Unnamed: 0_level_0,count
sentiment,Unnamed: 1_level_1
Positive emotion,2672
Negative emotion,519
No emotion toward brand or product,91
I can't tell,9


In [11]:
#rename elements of sentiment column
#rename 'No emotion toward brand or product as neutral

data['sentiment'] = data['sentiment'].replace( 'No emotion toward brand or product', 'neutral')
data['sentiment'] = data['sentiment'].replace( 'Positive emotion', 'positive')
data['sentiment'] = data['sentiment'].replace( 'Negative emotion', 'negative')
data['sentiment'] = data['sentiment'].replace( 'I can\'t tell', 'no idea')

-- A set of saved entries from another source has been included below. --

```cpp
__device__ __forceinline__ void split3(float x, uint32_t& h0, uint32_t& h1, uint32_t& h2) {
    h0 = bf16_rne(x);
    const float r = x - __uint_as_float(h0 << 16);
    h1 = bf16_rne(r);
    const float r2 = r - __uint_as_float(h1 << 16);
    h2 = bf16_rne(r2);
}

__device__ __forceinline__ float join3(uint32_t h0, uint32_t h1, uint32_t h2) {
    return (__uint_as_float(h0 << 16) + __uint_as_float(h1 << 16)) + __uint_as_float(h2 << 16);
}

__device__ __forceinline__ void pack_pieces4(const float (&v)[4], uint2 (&w)[3]) {
    uint32_t h[3][4];
#pragma unroll
    for (int t = 0; t < 4; ++t) split3(v[t], h[0][t], h[1][t], h[2][t]);
#pragma unroll
    for (int pc = 0; pc < 3; ++pc) {
        w[pc].x = h[pc][0] | (h[pc][1] << 16);
        w[pc].y = h[pc][2] | (h[pc][3] << 16);
    }
}
__device__ __forceinline__ void pack_pieces8(const float (&v)[8], uint4 (&w)[3]) {
    uint32_t h[3][8];
#pragma unroll
    for (int t = 0; t < 8; ++t) split3(v[t], h[0][t], h[1][t], h[2][t]);
#pragma unroll
    for (int pc = 0; pc < 3; ++pc) {
        w[pc].x = h[pc][0] | (h[pc][1] << 16);
        w[pc].y = h[pc][2] | (h[pc][3] << 16);
        w[pc].z = h[pc][4] | (h[pc][5] << 16);
        w[pc].w = h[pc][6] | (h[pc][7] << 16);
    }
}
__device__ __forceinline__ void store4_x6(uint8_t* unit, uint32_t ps, const float (&v)[4]) {
    uint2 w[3];
    pack_pieces4(v, w);
#pragma unroll
    for (int pc = 0; pc < 3; ++pc) *reinterpret_cast<uint2*>(unit + (size_t)pc * ps) = w[pc];
}
__device__ __forceinline__ void store8_x6(uint8_t* unit, uint32_t ps, const float (&v)[8]) {
    uint4 w[3];
    pack_pieces8(v, w);
#pragma unroll
    for (int pc = 0; pc < 3; ++pc) *reinterpret_cast<uint4*>(unit + (size_t)pc * ps) = w[pc];
}

constexpr int kPieceA[6] = {0, 0, 0, 1, 2, 1};
constexpr int kPieceB[6] = {2, 0, 1, 0, 0, 1};
__device__ __forceinline__ f32x4 mfma_x6(const i32x4& a, const i32x4& b, f32x4 c) {
    return __builtin_amdgcn_mfma_f32_16x16x32_bf16(__builtin_bit_cast(bf16x8, a), __builtin_bit_cast(bf16x8, b), c, 0,
                                                   0, 0);
}

__device__ __forceinline__ int x6_xcd_id() { return xcd_contiguous_id(gridDim.x, blockIdx.x); }

__device__ __forceinline__ void x6_load_bias(float* s_bias, const X6Group& G, int m0, int MT) {
    const int tid = threadIdx.x;
    if (tid < MT) s_bias[tid] = (m0 + tid < G.cout) ? G.bias[m0 + tid] : 0.f;
}

__device__ __forceinline__ void x6_dma_weights_unit(__amdgpu_buffer_rsrc_t rsrc, lds_units_t stage, int unit0,
                                                    uint32_t lane16, uint32_t soffset) {
    __builtin_amdgcn_raw_ptr_buffer_load_lds(rsrc, (lds_ptr_t)(stage + unit0), 16, lane16, (int)soffset, 0, 0);
}
__device__ __forceinline__ __amdgpu_buffer_rsrc_t x6_weights_rsrc(const uint8_t* wt, int Mpad, int c) {
    return __builtin_amdgcn_make_buffer_rsrc((void*)(wt + (size_t)c * 12 * Mpad * 16), (short)0, (int)0x7fffffff,
                                             0x00020000);
}

__device__ __forceinline__ __amdgpu_buffer_rsrc_t slab_rsrc(float* partial) {
    return __builtin_amdgcn_make_buffer_rsrc((void*)partial, (short)0, 0x7fffffff, 0x00020000);
}
__device__ __forceinline__ void store_slab_quad(__amdgpu_buffer_rsrc_t r, uint32_t byte_off, f32x4 v) {
    typedef unsigned u32x4 __attribute__((ext_vector_type(4)));
    __builtin_amdgcn_raw_buffer_store_b128(__builtin_bit_cast(u32x4, v), r, (int)byte_off, 0, 16);
}

__device__ __forceinline__ uint32_t x6_unit(const X6Layout& l, int n, int g, int y, int x) {
    return l.o0 + (uint32_t)n * l.fs + (uint32_t)g * l.gs + (uint32_t)y * l.rs + (uint32_t)x;
}

struct X6Out {
    void *out, *out2;
    uint32_t out_ps, out2_ps;
    X6Layout out_l, out2_l;
    int out_c, out_off, cout, cout8, out_f32;
};
__device__ __forceinline__ X6Out x6_out(const X6Group& G) {
    return X6Out{G.out,   G.out2,    G.out_ps, G.out2_ps,        G.out_l, G.out2_l,
                 G.out_c, G.out_off, G.cout,   (G.cout + 7) & ~7, G.out_f32};
// ... 58 lines not shown
```

### pytorch-openpose_amd/csrc/x6_loop.h

```cpp
#pragma once
#include "x6.h"

namespace opose {
namespace x6 {

template <int TN, int WMAX>
struct X6BWin {
    uint32_t a[TN];
    __device__ __forceinline__ uint32_t addr(int j) const { return a[j]; }
    static constexpr int off(int pc, int) { return pc * WMAX * 16; }
};

template <int MT, int TM, int TN>
struct X6Frags {
    static constexpr int NB = TM * TN;
    static constexpr int TMN = TM + TN;
    i32x4 fa[3][TM], fb[3][TN];
    f32x4 acc[TM][TN];

    __device__ __forceinline__ void zero() {
#pragma unroll
        for (int i = 0; i < TM; ++i)
#pragma unroll
            for (int j = 0; j < TN; ++j) acc[i][j] = f32x4{0.f, 0.f, 0.f, 0.f};
// ... 39 lines not shown
            for (int r = q * TMN / NB; r < (q + 1) * TMN / NB; ++r) rd(2, r, a_cur, b_cur);
            __builtin_amdgcn_sched_barrier(0);
        }
        asm volatile("s_waitcnt lgkmcnt(%0)" ::"i"(TMN > 15 ? 15 : TMN) : "memory");
        fence_all();
        __builtin_amdgcn_sched_barrier(0);
#pragma unroll
        for (int q = 0; q < NB; ++q) {
            mf(1, q);
            __builtin_amdgcn_sched_barrier(0);
        }
        asm volatile("s_waitcnt lgkmcnt(0)" ::: "memory");
        fence_all();
        __builtin_amdgcn_sched_barrier(0);
#pragma unroll
        for (int q = 0; q < NB; ++q) {
            mf(2, q);
            __builtin_amdgcn_sched_barrier(0);
        }
    }
    template <int VMCNT>
    __device__ __forceinline__ void barrier() {
        asm volatile("s_waitcnt vmcnt(%0)" ::"i"(VMCNT) : "memory");
        __syncthreads();
        __builtin_amdgcn_sched_barrier(0);
    }
};

}
}
```

### pytorch-openpose_amd/src/_native.py

```python
from __future__ import annotations

import ctypes as C
import os

import numpy as np

_HERE = os.path.dirname(os.path.abspath(__file__))
LIB_PATH = os.environ.get("OPOSE_LIB", os.path.join(os.path.dirname(_HERE), "lib", "libopose.so"))

OPOSE_OK = 0
OPOSE_E_ARG, OPOSE_E_SHAPE, OPOSE_E_HIP, OPOSE_E_WEIGHTS, OPOSE_E_CAPACITY, OPOSE_E_ASSEMBLY = -1, -2, -3, -4, -5, -6
OPOSE_E_TIMEOUT = -7
NET_BODY, NET_HAND = 0, 1
IN_DEVICE, OUT_DEVICE, PIPELINE, PIPELINE_DEFER = 1, 2, 4, 8
DEVICE_IO = IN_DEVICE | OUT_DEVICE
MAX_SCALES = 8


class Params(C.Structure):
    _fields_ = [("n_scales", C.c_int), ("scales", C.c_double * MAX_SCALES), ("boxsize", C.c_double),
                ("stride", C.c_int), ("pad_value", C.c_int), ("thre1", C.c_double), ("thre2", C.c_double),
                ("thre_hand", C.c_double)]


# ... 36 lines not shown
    "opose_hand_post": (_I, [_P, C.POINTER(_P), _P, _P, _P, _P, _I, _I, _I, _I, C.POINTER(Params), _P, _P, _I]),
    "opose_hand_infer_crops": (_I, [_P, C.POINTER(_P), _P, _P, _I, C.POINTER(Params), _P, _P, _I]),
    "opose_batch_body_infer": (_I, [_P, _P, _I, _I, _I, _L, _L, C.POINTER(Params), _P, _I]),
    "opose_batch_body_post": (_I, [_P, _P, _I, _I, _I, _I, _I, _I, _I, C.POINTER(Params), _P, _I]),
    "opose_batch_hand_infer": (_I, [_P, _P, _I, _I, _I, _L, _L, C.POINTER(Params), _P, _P, _I]),
    "opose_batch_hand_post": (_I, [_P, _P, _I, _I, _I, C.POINTER(Params), _P, _P, _I]),
    "opose_batch_hand_boxes": (_I, [_P, _P, _I, _I, _I, _P, _I]),
    "opose_batch_hand_crops": (_I, [_P, _P, _I, _I, _I, _L, _L, _P, _I, _P, _I]),
    "opose_batch_hand_extract": (_I, [_P, _P, _I, _I, _I, _L, _L, _P, _I, C.POINTER(Params), _P, _P, _I]),
    "opose_body_records_pose": (_I, [_P, _P, _I, _P, _P, _I]),
    "opose_batch_body_extract": (_I, [_P, _P, _I, _I, _I, _L, _L, C.POINTER(Params), _P, _P, _I]),
    "opose_profile_enable": (_I, [_P, _I]),
    "opose_profile_reset": (_I, [_P]),
    "opose_profile_read": (_I, [_P, C.c_char_p, _S]),
    "opose_debug_conv": (_I, [_P, _P, _P, _P, _I, _I, _I, _I, _I, _I, _I, _I, _I, _I, _I, _P]),
    "opose_debug_preprocess": (_I, [_P, _P, _I, _I, _D, _I, _P, _P]),
    "opose_debug_preprocess_groups": (_I, [_P, _I, C.POINTER(_P), _P, _P, _P, _D, _I, C.POINTER(_P), _P]),
    "opose_debug_conv_time": (_I, [_P, _I, _I, _I, _I, _I, _I, _I, _I, _I, _I, _I, _I, _P]),
    "opose_debug_conv_x6": (_I, [_P, _P, _P, _P, _I, _I, _I, _I, _I, _I, _I, _I, _I, _I, _I, _I, _P]),
    "opose_debug_conv_segs": (_I, [_P, _I, _P, _P, _I, _P, _P, _I, _I, _I, _I, _I, _I, _I, _I, _I, _I, _I, _I, _I, _P, _P, _P,
                                   _P]),
    "opose_debug_chain": (_I, [_P, _I, _P, _P, _I, _P, _P, _P, _P, _I, _I, _I, _I, _I, _P]),
    "opose_debug_conv1": (_I, [_P, _I, _I, _P, _P, _P, _P, _I, _P]),
    "opose_debug_conv_x6_time": (_I, [_P, _I, _I, _I, _I, _I, _I, _I, _I, _I, _I, _I, _P]),
    "opose_debug_heat": (_I, [_P, _P, _I, _I, _I, _I, _I, _I, _P, _P]),
    "opose_debug_hand_label": (_I, [_P, _P, _I, _I, _I, _D, _P, _P]),
    "opose_debug_batch_preprocess": (_I, [_P, _P, _I, _I, _I, _L, _L, _D, _D, _P, _P]),
    "opose_debug_batch_heat": (_I, [_P, _P, _I, _I, _I, _I, _I, _I, _I, _P, _P]),
    "opose_debug_blur5_nms": (_I, [_P, _P, _I, _I, _I, _D, _I, _P, _P, _P]),
    "opose_debug_batch_hand_label": (_I, [_P, _P, _I, _I, _I, _D, _P, _P, _P]),
    "opose_debug_peaks_finalize": (_I, [_P, _P, _P, _P, _I, _I, _I, _P, _P, _P]),
    "opose_debug_paf_score": (_I, [_P, _I, _I, _P, _P, _P, _P, _P, _P, _P, _I, _I, _I, _D, _P]),
    "opose_debug_limb_greedy": (_I, [_P, _P, _P, _I, _P, _P, _P, _P]),
    "opose_debug_assemble": (_I, [_P, _P, _P, _P, _P, _P, _P, _I, _P]),
    "opose_debug_hand_crops": (_I, [_P, _P, _I, _I, _I, _L, _L, _P, _I, _P, _P, _P]),
    "opose_debug_hand_backmap": (_I, [_P, _P, _P, _P, _I, _I, _P]),
    "opose_draw_records": (_I, [_P, _P, _I, _I, _I, _L, _L, _P, _P, _P, _I]),
    "opose_draw_motion": (_I, [_P, _P, _I, _I, _I, _L, _L, _P, _I, _P, _P, _I]),
    "opose_debug_draw_prims": (_I, [_P, _P, _I, _I, _I, _I, _P, _P, _P]),
}
EXPORTED = list(SIGNATURES)


def _load():
    if not os.path.exists(LIB_PATH):
        raise ImportError(f"libopose.so not found at {LIB_PATH}: build it with `make -C pytorch-openpose_amd` "
# ... 239 lines not shown
```

Baseline: 2143.

## Trim redundant tail prefetches, use packed bf16 converts, widen windowed-kernel eligibility

The windowed and x6 conv kernels stop issuing redundant weight and window DMAs past the last chunk. Dead weight loads get a zero-size buffer resource, and the x6 loop gets a separate tail-chunk instantiation that skips prefetch. The fp32-to-3xbf16 split now uses a packed two-value vector convert, and the loop barrier drops __syncthreads for a bare s_barrier. Eligibility for the windowed kernel and pair-packed weights is widened to cin_phys==8 while excluding cin_g<2, and a debug entry point for the split is added. The risks are changed kernel selection for some layers and subtle synchronization or rounding differences.

```diff
diff --git a/include/opose.h b/include/opose.h
--- a/include/opose.h
+++ b/include/opose.h
@@ -170,6 +170,7 @@
                       float* const* out);
 int opose_debug_conv1(opose_t* h, int stage, int nseg, const int* geom, const float* const* x, const float* w,
                       const float* b, int f32, float* const* out);
+int opose_debug_split_pieces(opose_t* h, const float* x, int64_t n, uint16_t* pieces);
 int opose_debug_conv_x6_time(opose_t* h, int N, int Cin, int H, int W, int Cout, int ks, int ngroups,
                              int mt, int pt, int splits, int reps, float* ms);
 int opose_debug_preprocess(opose_t* h, const uint8_t* bgr, int H, int W, double scale, int pad_value,
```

data['sentiment'].value_counts()

Unnamed: 0_level_0,count
sentiment,Unnamed: 1_level_1
positive,2672
negative,519
neutral,91
no idea,9


In [12]:
#label sentiment negative as 0,positive as 1,neutral as 2,no idea as 3
#label encoding for coulumn sentiment in another column
data['sentiment_label'] = data['sentiment'].factorize()[0]

data.head()


Unnamed: 0,tweet,brand,sentiment,sentiment_label
0,.@wesley83 I have a 3G iPhone. After 3 hrs twe...,iPhone,negative,0
1,@jessedee Know about @fludapp ? Awesome iPad/i...,iPad or iPhone App,positive,1
2,@swonderlin Can not wait for #iPad 2 also. The...,iPad,positive,1
3,@sxsw I hope this year's festival isn't as cra...,iPad or iPhone App,negative,0
4,@sxtxstate great stuff on Fri #SXSW: Marissa M...,Google,positive,1


In [13]:
data['sentiment_label'].value_counts()

Unnamed: 0_level_0,count
sentiment_label,Unnamed: 1_level_1
1,2672
0,519
2,91
3,9


cleaning text data

In [14]:
import nltk
import string
nltk.download('stopwords')
from nltk.corpus import stopwords
import re

stop_words = set(stopwords.words('english'))

def clean_tweet(tweet):
    # Handle potential float values (e.g., NaN)
    if isinstance(tweet, float):
        return '' # Or any other appropriate handling for float values
    #convert to lowercase
    tweet = tweet.lower()
    #remove urls
    tweet = re.sub(r'http\S+', '', tweet)
    #remove mentions
    tweet = re.sub(r'@\w+', '', tweet)
    #remove hashtags
    tweet = re.sub(r'#\w+', '', tweet)
    #remove numbers
    tweet = re.sub(r'\d+', '', tweet)
    #remove special characters
    tweet = re.sub(r'[^\w\s]', '', tweet)
    #remove punctuations
    tweet = tweet.translate(str.maketrans('', '', string.punctuation))
    #remove stopwords
    tweet = ' '.join([word for word in tweet.split() if word not in stop_words])
    return tweet

data['cleaned_tweet'] = data['tweet'].apply(clean_tweet)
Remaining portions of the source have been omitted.